I. okamurae was harvested in April 2020 from Seongsan, Jeju Island, Republic of Korea. Following immersion in water for 24 h, the algae were washed three times with tap water to remove salt, sand, and debris. The algae were then freeze-dried and crushed. Lyophilized I. okamurae powder (100 g) was mixed with distilled water (1 L) at pH 4.5. Next, the mixture was extracted using Celluclast (1 g) in a continuous shaking incubator for 6 h at 50 °C. Subsequently, the enzyme was inactivated (100 °C) for 15 min. The pH of the extract was adjusted to 7.0, and the supernatant was separated using centrifugation (12,000× g, 15 min, 4 °C). The supernatant was then concentrated by evaporation and stored in a −80 °C deep freezer before freeze-drying. IOC powder was obtained by freeze-drying the mentioned supernatant.

2.3. Chemical Composition Analysis

Protein content was quantified using a commercial BCA protein assay kit (Thermo Scientific, Rockford, IL, USA). Sulfate content was analyzed using the BaCl2 gelatin method. The samples were hydrolyzed using 4 M trifluoroacetic acid for 5 h at 100 °C [20]. Gallic acid and glucose were used as the standards to evaluate the total phenolic and polysaccharide content, respectively [21,22]. The monosaccharide content of samples was determined using the Bio-LC (HPAEC-PAD system; Dionex, Sunnyvale, CA, USA) with the CarboPacTM PA1 column following pretreatment with 2 M trifluoroacetic acid. The samples were detected with the ED50 Dionex electrochemical detector using a standard containing fucose, arabinose, galactose, rhamnose, glucose, xylose, and fructose.

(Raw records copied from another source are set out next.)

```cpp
#ifndef VCNF_V6_NBLK
#define VCNF_V6_NBLK 2
#endif
#if VCNF_V6_NBLK == 1
int launch_fused_v6_b1(const FusedArgs& a, int d_id, int ctx_dim, int inverse, hipStream_t st) {
  return launch_v6_family<1>(a, d_id, ctx_dim, inverse, st);
}
#elif VCNF_V6_NBLK == 2
int launch_fused_v6_b2(const FusedArgs& a, int d_id, int ctx_dim, int inverse, hipStream_t st) {
  return launch_v6_family<2>(a, d_id, ctx_dim, inverse, st);
}
#else
int launch_fused_v6_b3(const FusedArgs& a, int d_id, int ctx_dim, int inverse, hipStream_t st) {
  return launch_v6_family<3>(a, d_id, ctx_dim, inverse, st);
}
#endif

}
```

Baseline: 73.68 million.

## Hand-schedule split-fp16 MFMA chains with explicit fences and cross-block overlap

Replaces the ring-buffered LDS operand reads and sched_group_barrier hints in the hidden-layer, input-layer and output-layer split-fp16 GEMMs with fully unrolled per-step register arrays and explicit sched_barrier fences. At block boundaries the next block's main MFMAs are interleaved with the previous block's correction FMA, and the context gate GEMM and its bias load are folded into the tail of the hidden compute. The output rounds are turned into a lambda with the last round peeled for one shape, and several tid/lane values are pinned through asm to keep the address math in VGPRs. The aim is to hide MFMA dependency latency and LDS latency, at the cost of more register pressure and a rigid hand-written schedule.

```diff
diff --git a/vcnf_amd/csrc/fused_layer_v6.hip b/vcnf_amd/csrc/fused_layer_v6.hip
--- a/vcnf_amd/csrc/fused_layer_v6.hip
+++ b/vcnf_amd/csrc/fused_layer_v6.hip
@@ -1,5 +1,6 @@
 #include <hip/hip_runtime.h>
 #include <stdint.h>
+#include <type_traits>
 
 #include "../../include/vcnf_hip.h"
 #include "rqs_math.hpp"
@@ -28,7 +29,12 @@
 
 #define VCNF_SYNC() { __builtin_amdgcn_sched_barrier(0); asm volatile("s_waitcnt lgkmcnt(0)\n\ts_barrier" ::: "memory"); __builtin_amdgcn_sched_barrier(0); }
 
+#define VCNF_FENCE() __builtin_amdgcn_sched_barrier(0)
+
 namespace vcnf {
+
+__device__ constexpr bool ho_first(int u) { return (u & 7) == 0 && u > 0; }
+__device__ constexpr bool ho_second(int u) { return (u & 7) == 1 && u > 8; }
 
 #if VCNF_TIME
 constexpr int kTimeSlots = 24;
@@ -62,7 +68,6 @@
   constexpr int TABW = 3 * (K + 1);
   using L = PackLayout6<DI, DT, C, H, NBLK, K>;
   constexpr int GFRAG = 3 * NTH * 2 * 64;
-  constexpr int RING = VCNF_AHEAD + 1;
 
   extern __shared__ __align__(16) float smem[];
   uint4* act = reinterpret_cast<uint4*>(smem);
@@ -129,17 +134,19 @@
   static_assert(kTile * (D / 4) % kBlock == 0 && (C == 0 || kTile * (C / 4) == kBlock), "rows per thread");
 #define VCNF_PREFETCH_ROWS(TILE)                                                          \
   {                                                                                       \
+    int ptid_ = tid;                            \
+    asm volatile("" : "+v"(ptid_));                                                       \
     const long long pb0 = min((TILE) * kTile, a.B);                                       \
     const long long left = (a.B - pb0) * (D * 4);                                         \
     const __amdgpu_buffer_rsrc_t xr_ = __builtin_amdgcn_make_buffer_rsrc(                 \
         const_cast<float*>(a.x) + pb0 * D, 0, (int)min(left, (long long)(kTile * D * 4)), 0x00020000); \
     _Pragma("unroll") for (int k = 0; k < kTile * (D / 4) / kBlock; ++k)                  \
-      xpre[k] = __builtin_bit_cast(float4, __builtin_amdgcn_raw_buffer_load_b128(xr_, (tid + kBlock * k) * 16, 0, 0)); \
+      xpre[k] = __builtin_bit_cast(float4, __builtin_amdgcn_raw_buffer_load_b128(xr_, (ptid_ + kBlock * k) * 16, 0, 0)); \
     if (C > 0) {                                                                          \
       const long long leftc = (a.B - pb0) * (C * 4);                                      \
       const __amdgpu_buffer_rsrc_t cr_ = __builtin_amdgcn_make_buffer_rsrc(               \
           const_cast<float*>(a.ctx) + pb0 * C, 0, (int)min(leftc, (long long)(kTile * C * 4)), 0x00020000); \
-      cpre[0] = __builtin_bit_cast(float4, __builtin_amdgcn_raw_buffer_load_b128(cr_, tid * 16, 0, 0)); \
+      cpre[0] = __builtin_bit_cast(float4, __builtin_amdgcn_raw_buffer_load_b128(cr_, ptid_ * 16, 0, 0)); \
     }                                                                                     \
   }
 #define VCNF_ROWS_ARRIVED()                                                               \
@@ -165,14 +172,16 @@
     {
       constexpr int D4 = D / 4;
       if (tid == 0) *tflag = 0;
+      int tidc = tid;
+      asm volatile("" : "+v"(tidc));
 #pragma unroll
       for (int k = 0; k < kTile * D4 / kBlock; ++k) {
-        const int i = tid + kBlock * k;
+        const int i = tidc + kBlock * k;
         const int r = i / D4, o = i - r * D4;
         *reinterpret_cast<float4*>(xt + r * XS + 4 * o) = xpre[k];
       }
       if (C > 0) {
-        const int r = tid >> 2, part = tid & 3;
+        const int r = tidc >> 2, part = tidc & 3;
         half4 h4, l4;
         const float cv[4] = {cpre[0].x, cpre[0].y, cpre[0].z, cpre[0].w};
 #pragma unroll
@@ -287,21 +296,41 @@
         w0l[t] = __builtin_bit_cast(half8, wload(wr, voff, 4 * (L::W0 + ((rp * NT0 + t) * 2 + 1) * 256)));
       }
       VCNF_LOAD_BIAS16(bias0, 0)
+      half8 bh[2][NT0], bl[2][NT0];
+      int lane0 = lane;
+      asm volatile("" : "+v"(lane0));
 #pragma unroll
       for (int j = 0; j < 2; ++j) {
         const int cb = 2 * ch + j;
-        floatx16 mainv = bias0, corr = {}, corr2 = {};
 #pragma unroll
         for (int t = 0; t < NT0; ++t) {
-          const half8 bh = __builtin_bit_cast(half8, t < NTX ? act_hi[(t * NCB + cb) * 64 + lane] : ctxf[(cb * 2 + 0) * 64 + lane]);
-          const half8 bl = __builtin_bit_cast(half8, t < NTX ? act_lo[(t * NCB + cb) * 64 + lane] : ctxf[(cb * 2 + 1) * 64 + lane]);
-          mainv = mfma32h(w0h[t], bh, mainv);
-          corr = mfma32h(w0h[t], bl, corr);
-          corr = mfma32h(w0l[t], bh, corr);
-          corr2 = mfma32h(w0l[t], bl, corr2);
-        }
-#pragma unroll
-        for (int r = 0; r < 16; ++r) h[j][r] = fmaf(fmaf(corr2[r], kLoUnscale, corr[r]), kLoUnscale, mainv[r]);
+          bh[j][t] = __builtin_bit_cast(half8, t < NTX ? act_hi[(t * NCB + cb) * 64 + lane0] : ctxf[(cb * 2 + 0) * 64 + lane0]);
+          bl[j][t] = __builtin_bit_cast(half8, t < NTX ? act_lo[(t * NCB + cb) * 64 + lane0] : ctxf[(cb * 2 + 1) * 64 + lane0]);
+        }
+      }
+      VCNF_FENCE();
+      constexpr int NA0 = NT0 < 2 ? NT0 : 2;
+      floatx16 mainv[2] = {bias0, bias0}, corr, corr2;
+#pragma unroll
+      for (int j = 0; j < 2; ++j) {
+        corr = floatx16{};
+        corr2 = floatx16{};
+#pragma unroll
+        for (int t = 0; t < NT0; ++t) {
+          if (j == 0 || t >= NA0) mainv[j] = mfma32h(w0h[t], bh[j][t], mainv[j]);
+          corr = mfma32h(w0h[t], bl[j][t], corr);
+          corr = mfma32h(w0l[t], bh[j][t], corr);
+          corr2 = mfma32h(w0l[t], bl[j][t], corr2);
+          VCNF_FENCE();
+        }
+        if (j == 0) {
+#pragma unroll
+          for (int t = 0; t < NA0; ++t) mainv[1] = mfma32h(w0h[t], bh[1][t], mainv[1]);
+          VCNF_FENCE();
+        }
+#pragma unroll
+        for (int r = 0; r < 16; ++r) h[j][r] = fmaf(fmaf(corr2[r], kLoUnscale, corr[r]), kLoUnscale, mainv[j][r]);
+        VCNF_FENCE();
       }
     }
     { VCNF_T(3) VCNF_SYNC(); VCNF_T(15) }
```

2.4. Radical Scavenging Assay

The radical scavenging activity was investigated using a previously published method [23]. In brief, ABTS (7 mM) and potassium persulfate (2.45 mM) were reacted in the dark for 12 h at 25 °C to generate the radicals. The ABTS and sample solutions were mixed and provided 10 min of incubation in the dark. The radical scavenging activity of the samples was evaluated at 734 nm.

2.5. Measurement of Enzyme Inhibitory Effects of IOC

2.5.1. Collagenase Inhibitory Effect Assay

The collagenase inhibitory activity was estimated using 1 mg of Azocoll with 800 µL of 0.1 M Tris–HCl buffer (pH 7.0). An amount of 100 µL of 200 units·mL−1 of collagenase and 100 µL of the sample were added with 1 h incubation at 43 °C. Following incubation, the mixture was centrifuged (3000 rpm, 10 min) and the supernatant was measured at 540 nm [24].

2.5.2. Elastase Inhibitory Effect Assay

The elastase inhibitory activity was estimated according to the previous method [25]. In brief, elastase was treated with a mixture of the sample and 1.015 mM N-succinyl-ala-ala-ala-ala-p-nitroanilide, and 10 min of incubation was provided at 25 °C. The microplate reader (BioTek Synergy HT, BioTek Instrument, Winooski, UT, USA) was utilized to measure the absorbance at 410 nm.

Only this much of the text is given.